» **EXERCISE DESCRIPTION**
For every line in the data below that contains "mutex", copy the line.

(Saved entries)

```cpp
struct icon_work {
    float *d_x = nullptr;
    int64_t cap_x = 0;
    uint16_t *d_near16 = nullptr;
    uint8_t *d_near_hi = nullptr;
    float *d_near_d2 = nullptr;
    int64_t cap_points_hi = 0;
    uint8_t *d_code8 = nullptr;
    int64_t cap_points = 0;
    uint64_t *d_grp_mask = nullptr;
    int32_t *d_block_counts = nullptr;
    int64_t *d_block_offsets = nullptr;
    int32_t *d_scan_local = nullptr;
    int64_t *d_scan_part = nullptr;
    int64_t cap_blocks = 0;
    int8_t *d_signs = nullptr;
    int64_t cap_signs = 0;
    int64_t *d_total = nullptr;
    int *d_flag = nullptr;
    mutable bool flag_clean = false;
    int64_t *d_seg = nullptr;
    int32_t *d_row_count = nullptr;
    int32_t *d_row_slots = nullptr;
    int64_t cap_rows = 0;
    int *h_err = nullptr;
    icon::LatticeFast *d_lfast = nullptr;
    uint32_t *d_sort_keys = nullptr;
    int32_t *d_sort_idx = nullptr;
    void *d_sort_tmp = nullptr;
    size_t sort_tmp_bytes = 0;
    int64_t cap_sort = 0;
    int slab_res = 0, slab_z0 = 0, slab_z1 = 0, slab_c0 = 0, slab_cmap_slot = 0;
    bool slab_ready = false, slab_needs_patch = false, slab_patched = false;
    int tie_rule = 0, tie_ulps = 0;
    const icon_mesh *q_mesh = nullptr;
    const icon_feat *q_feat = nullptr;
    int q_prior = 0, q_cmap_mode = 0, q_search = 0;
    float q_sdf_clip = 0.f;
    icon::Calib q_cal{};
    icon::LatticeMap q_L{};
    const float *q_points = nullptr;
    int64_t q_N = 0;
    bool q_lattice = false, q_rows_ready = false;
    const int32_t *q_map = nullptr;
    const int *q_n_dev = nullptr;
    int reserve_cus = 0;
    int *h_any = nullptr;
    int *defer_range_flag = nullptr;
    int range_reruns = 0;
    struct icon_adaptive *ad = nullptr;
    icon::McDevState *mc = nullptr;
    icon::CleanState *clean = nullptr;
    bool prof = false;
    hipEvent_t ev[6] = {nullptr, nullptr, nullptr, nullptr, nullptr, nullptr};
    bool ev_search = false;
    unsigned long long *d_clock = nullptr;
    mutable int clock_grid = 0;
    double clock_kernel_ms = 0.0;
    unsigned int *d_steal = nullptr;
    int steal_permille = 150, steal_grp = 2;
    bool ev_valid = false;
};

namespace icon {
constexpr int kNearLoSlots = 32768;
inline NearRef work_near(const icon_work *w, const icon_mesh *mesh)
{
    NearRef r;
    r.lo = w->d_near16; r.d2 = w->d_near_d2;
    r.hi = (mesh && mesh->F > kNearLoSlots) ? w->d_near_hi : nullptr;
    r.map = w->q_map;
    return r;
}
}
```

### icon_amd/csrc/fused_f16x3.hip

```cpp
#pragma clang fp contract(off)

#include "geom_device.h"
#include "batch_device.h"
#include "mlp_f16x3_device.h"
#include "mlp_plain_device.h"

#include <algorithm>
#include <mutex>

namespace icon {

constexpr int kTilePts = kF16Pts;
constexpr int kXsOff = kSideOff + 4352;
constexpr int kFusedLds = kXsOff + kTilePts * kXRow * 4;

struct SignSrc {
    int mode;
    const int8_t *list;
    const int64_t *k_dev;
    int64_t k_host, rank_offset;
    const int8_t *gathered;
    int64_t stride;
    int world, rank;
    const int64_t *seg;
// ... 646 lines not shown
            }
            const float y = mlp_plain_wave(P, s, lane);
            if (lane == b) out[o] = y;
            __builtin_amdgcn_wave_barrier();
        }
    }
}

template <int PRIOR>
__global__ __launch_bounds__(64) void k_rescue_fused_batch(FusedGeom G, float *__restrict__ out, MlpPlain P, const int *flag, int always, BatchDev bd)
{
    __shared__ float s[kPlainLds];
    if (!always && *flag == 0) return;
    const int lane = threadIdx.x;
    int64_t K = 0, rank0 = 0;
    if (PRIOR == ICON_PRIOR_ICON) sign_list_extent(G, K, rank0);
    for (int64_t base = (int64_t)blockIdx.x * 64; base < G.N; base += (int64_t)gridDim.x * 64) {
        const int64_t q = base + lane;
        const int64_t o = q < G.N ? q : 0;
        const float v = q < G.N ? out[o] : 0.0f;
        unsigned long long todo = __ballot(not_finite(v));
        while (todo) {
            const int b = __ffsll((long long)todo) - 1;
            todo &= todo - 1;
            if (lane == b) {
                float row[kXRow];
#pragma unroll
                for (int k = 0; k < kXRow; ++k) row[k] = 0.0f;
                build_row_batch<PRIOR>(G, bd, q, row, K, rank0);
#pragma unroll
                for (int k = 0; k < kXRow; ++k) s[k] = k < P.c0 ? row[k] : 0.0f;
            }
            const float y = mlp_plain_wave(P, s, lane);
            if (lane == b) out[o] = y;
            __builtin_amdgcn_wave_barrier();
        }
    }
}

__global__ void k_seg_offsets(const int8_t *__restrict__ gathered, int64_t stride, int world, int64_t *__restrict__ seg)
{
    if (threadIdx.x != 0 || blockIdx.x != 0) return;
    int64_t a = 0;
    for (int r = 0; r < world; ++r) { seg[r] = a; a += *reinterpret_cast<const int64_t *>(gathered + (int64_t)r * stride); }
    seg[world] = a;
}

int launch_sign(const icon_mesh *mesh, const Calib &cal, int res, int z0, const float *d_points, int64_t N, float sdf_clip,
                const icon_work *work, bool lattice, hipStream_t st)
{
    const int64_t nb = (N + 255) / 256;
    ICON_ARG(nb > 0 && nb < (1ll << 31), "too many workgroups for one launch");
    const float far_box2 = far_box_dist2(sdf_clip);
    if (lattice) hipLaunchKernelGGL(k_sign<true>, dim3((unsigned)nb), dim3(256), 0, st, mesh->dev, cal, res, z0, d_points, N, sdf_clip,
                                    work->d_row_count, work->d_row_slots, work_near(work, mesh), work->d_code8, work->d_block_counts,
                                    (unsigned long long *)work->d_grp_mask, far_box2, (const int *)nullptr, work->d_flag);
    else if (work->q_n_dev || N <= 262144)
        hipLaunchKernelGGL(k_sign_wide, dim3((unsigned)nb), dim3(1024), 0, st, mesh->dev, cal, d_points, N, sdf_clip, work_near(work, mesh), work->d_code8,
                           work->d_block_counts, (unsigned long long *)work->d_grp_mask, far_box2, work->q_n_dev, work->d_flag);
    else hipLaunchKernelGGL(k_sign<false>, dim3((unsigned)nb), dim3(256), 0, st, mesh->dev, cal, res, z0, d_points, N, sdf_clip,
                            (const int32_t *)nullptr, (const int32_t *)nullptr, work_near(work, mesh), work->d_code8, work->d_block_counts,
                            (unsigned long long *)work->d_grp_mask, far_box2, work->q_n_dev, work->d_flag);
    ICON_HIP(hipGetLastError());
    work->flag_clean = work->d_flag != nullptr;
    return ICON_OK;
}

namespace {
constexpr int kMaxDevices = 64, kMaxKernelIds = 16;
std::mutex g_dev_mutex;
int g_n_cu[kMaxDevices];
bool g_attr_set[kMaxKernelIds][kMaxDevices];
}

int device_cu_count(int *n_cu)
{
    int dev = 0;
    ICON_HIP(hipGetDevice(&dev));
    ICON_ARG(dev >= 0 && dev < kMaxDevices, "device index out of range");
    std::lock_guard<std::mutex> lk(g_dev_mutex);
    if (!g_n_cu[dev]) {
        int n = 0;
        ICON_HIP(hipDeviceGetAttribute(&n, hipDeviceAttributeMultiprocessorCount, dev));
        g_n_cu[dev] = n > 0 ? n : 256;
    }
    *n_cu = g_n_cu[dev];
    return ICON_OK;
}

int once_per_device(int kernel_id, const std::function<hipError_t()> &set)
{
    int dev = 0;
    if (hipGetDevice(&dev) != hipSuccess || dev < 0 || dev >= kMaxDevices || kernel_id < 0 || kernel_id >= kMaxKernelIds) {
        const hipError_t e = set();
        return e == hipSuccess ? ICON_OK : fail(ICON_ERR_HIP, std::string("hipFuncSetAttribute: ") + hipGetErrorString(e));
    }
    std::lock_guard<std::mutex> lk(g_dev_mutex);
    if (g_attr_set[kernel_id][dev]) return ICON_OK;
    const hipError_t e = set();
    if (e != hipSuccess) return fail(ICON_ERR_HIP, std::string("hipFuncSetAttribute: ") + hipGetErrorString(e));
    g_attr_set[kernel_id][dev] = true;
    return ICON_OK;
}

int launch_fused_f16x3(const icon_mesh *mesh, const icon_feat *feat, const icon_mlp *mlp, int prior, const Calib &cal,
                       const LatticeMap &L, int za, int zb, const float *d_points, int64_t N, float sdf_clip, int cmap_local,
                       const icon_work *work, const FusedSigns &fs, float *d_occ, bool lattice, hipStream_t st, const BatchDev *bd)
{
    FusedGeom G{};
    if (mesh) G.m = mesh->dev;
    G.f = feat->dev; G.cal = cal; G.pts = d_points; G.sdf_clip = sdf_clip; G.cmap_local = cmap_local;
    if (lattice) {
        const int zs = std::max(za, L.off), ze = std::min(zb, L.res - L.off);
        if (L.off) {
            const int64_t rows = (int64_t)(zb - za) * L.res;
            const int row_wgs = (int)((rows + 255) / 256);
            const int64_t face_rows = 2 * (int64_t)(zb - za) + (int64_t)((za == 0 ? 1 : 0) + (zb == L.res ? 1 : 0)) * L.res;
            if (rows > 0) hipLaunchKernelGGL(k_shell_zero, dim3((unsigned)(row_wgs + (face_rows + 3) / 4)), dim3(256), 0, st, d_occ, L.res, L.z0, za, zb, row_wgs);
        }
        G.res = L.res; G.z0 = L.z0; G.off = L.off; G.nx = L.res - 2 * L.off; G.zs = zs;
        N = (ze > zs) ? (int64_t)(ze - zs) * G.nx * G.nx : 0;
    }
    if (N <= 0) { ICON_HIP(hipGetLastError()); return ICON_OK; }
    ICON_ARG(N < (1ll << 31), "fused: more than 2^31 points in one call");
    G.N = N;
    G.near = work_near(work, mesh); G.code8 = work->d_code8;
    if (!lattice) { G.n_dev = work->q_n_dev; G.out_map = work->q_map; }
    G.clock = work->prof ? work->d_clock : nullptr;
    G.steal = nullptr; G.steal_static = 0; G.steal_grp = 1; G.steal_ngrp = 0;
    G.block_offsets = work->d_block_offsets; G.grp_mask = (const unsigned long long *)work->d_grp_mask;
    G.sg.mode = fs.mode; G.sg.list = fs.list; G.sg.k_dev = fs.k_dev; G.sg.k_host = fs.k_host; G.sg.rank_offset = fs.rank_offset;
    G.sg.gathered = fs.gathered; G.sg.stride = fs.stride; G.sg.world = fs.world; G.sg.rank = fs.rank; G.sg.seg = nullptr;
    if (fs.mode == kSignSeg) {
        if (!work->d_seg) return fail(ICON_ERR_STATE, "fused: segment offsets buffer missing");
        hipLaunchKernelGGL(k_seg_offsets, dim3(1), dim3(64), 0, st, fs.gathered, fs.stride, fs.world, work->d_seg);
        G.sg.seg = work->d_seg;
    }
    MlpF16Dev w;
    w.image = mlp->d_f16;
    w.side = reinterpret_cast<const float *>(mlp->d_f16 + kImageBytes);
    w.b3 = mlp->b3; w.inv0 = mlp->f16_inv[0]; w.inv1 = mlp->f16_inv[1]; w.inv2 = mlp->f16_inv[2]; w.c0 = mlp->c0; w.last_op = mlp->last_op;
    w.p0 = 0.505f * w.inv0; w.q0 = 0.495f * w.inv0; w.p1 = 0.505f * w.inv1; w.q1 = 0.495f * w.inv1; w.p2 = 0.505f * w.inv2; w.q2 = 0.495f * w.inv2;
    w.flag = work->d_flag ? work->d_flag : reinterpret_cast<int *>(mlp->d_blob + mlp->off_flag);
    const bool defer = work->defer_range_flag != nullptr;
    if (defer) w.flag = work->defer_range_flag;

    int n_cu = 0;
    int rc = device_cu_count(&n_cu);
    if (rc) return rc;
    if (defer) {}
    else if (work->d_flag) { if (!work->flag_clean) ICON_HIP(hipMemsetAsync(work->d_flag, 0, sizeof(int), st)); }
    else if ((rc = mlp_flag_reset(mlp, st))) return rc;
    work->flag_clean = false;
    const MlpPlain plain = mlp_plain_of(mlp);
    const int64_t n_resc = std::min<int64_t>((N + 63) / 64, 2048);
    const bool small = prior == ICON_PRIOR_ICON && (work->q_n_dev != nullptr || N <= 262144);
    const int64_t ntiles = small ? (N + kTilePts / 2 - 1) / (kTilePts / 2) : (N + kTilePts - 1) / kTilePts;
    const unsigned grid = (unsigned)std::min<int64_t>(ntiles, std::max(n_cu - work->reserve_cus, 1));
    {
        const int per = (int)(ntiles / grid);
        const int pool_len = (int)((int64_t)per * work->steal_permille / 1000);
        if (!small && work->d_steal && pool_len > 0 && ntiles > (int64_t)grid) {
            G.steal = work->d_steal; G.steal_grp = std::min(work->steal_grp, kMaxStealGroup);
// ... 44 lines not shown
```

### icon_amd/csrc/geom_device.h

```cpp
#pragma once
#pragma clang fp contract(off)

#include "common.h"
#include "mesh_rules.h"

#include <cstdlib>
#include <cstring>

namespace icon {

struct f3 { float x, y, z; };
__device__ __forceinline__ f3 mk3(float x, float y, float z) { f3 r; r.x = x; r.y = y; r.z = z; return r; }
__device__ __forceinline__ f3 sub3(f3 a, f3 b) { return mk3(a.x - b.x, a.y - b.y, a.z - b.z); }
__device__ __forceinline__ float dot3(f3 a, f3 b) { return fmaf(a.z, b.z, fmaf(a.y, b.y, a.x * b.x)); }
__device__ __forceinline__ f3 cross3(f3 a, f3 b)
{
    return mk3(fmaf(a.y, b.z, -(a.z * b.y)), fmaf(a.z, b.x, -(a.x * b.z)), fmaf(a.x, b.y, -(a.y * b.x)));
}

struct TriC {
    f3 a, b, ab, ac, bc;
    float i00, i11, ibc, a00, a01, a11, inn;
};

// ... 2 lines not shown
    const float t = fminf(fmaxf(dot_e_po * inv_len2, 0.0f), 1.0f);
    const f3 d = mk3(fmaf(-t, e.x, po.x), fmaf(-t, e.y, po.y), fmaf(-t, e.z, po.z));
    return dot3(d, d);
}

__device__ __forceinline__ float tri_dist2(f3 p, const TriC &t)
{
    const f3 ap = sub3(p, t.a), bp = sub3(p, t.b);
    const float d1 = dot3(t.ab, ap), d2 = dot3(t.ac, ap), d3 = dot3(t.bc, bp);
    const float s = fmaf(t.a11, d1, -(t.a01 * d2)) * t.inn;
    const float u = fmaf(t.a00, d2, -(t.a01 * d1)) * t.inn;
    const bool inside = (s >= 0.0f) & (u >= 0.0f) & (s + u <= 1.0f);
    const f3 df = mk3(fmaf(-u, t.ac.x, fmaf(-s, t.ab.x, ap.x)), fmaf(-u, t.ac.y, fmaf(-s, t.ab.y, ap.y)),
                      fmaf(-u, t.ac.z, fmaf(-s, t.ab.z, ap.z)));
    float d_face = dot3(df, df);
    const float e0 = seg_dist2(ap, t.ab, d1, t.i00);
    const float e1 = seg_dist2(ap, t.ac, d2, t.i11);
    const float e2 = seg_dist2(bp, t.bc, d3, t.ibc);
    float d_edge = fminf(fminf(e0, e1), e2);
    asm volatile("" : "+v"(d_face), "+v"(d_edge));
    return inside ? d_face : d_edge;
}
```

» **SOLVED PROBLEM**
#include <mutex>
std::mutex g_dev_mutex;
    std::lock_guard<std::mutex> lk(g_dev_mutex);
    std::lock_guard<std::mutex> lk(g_dev_mutex);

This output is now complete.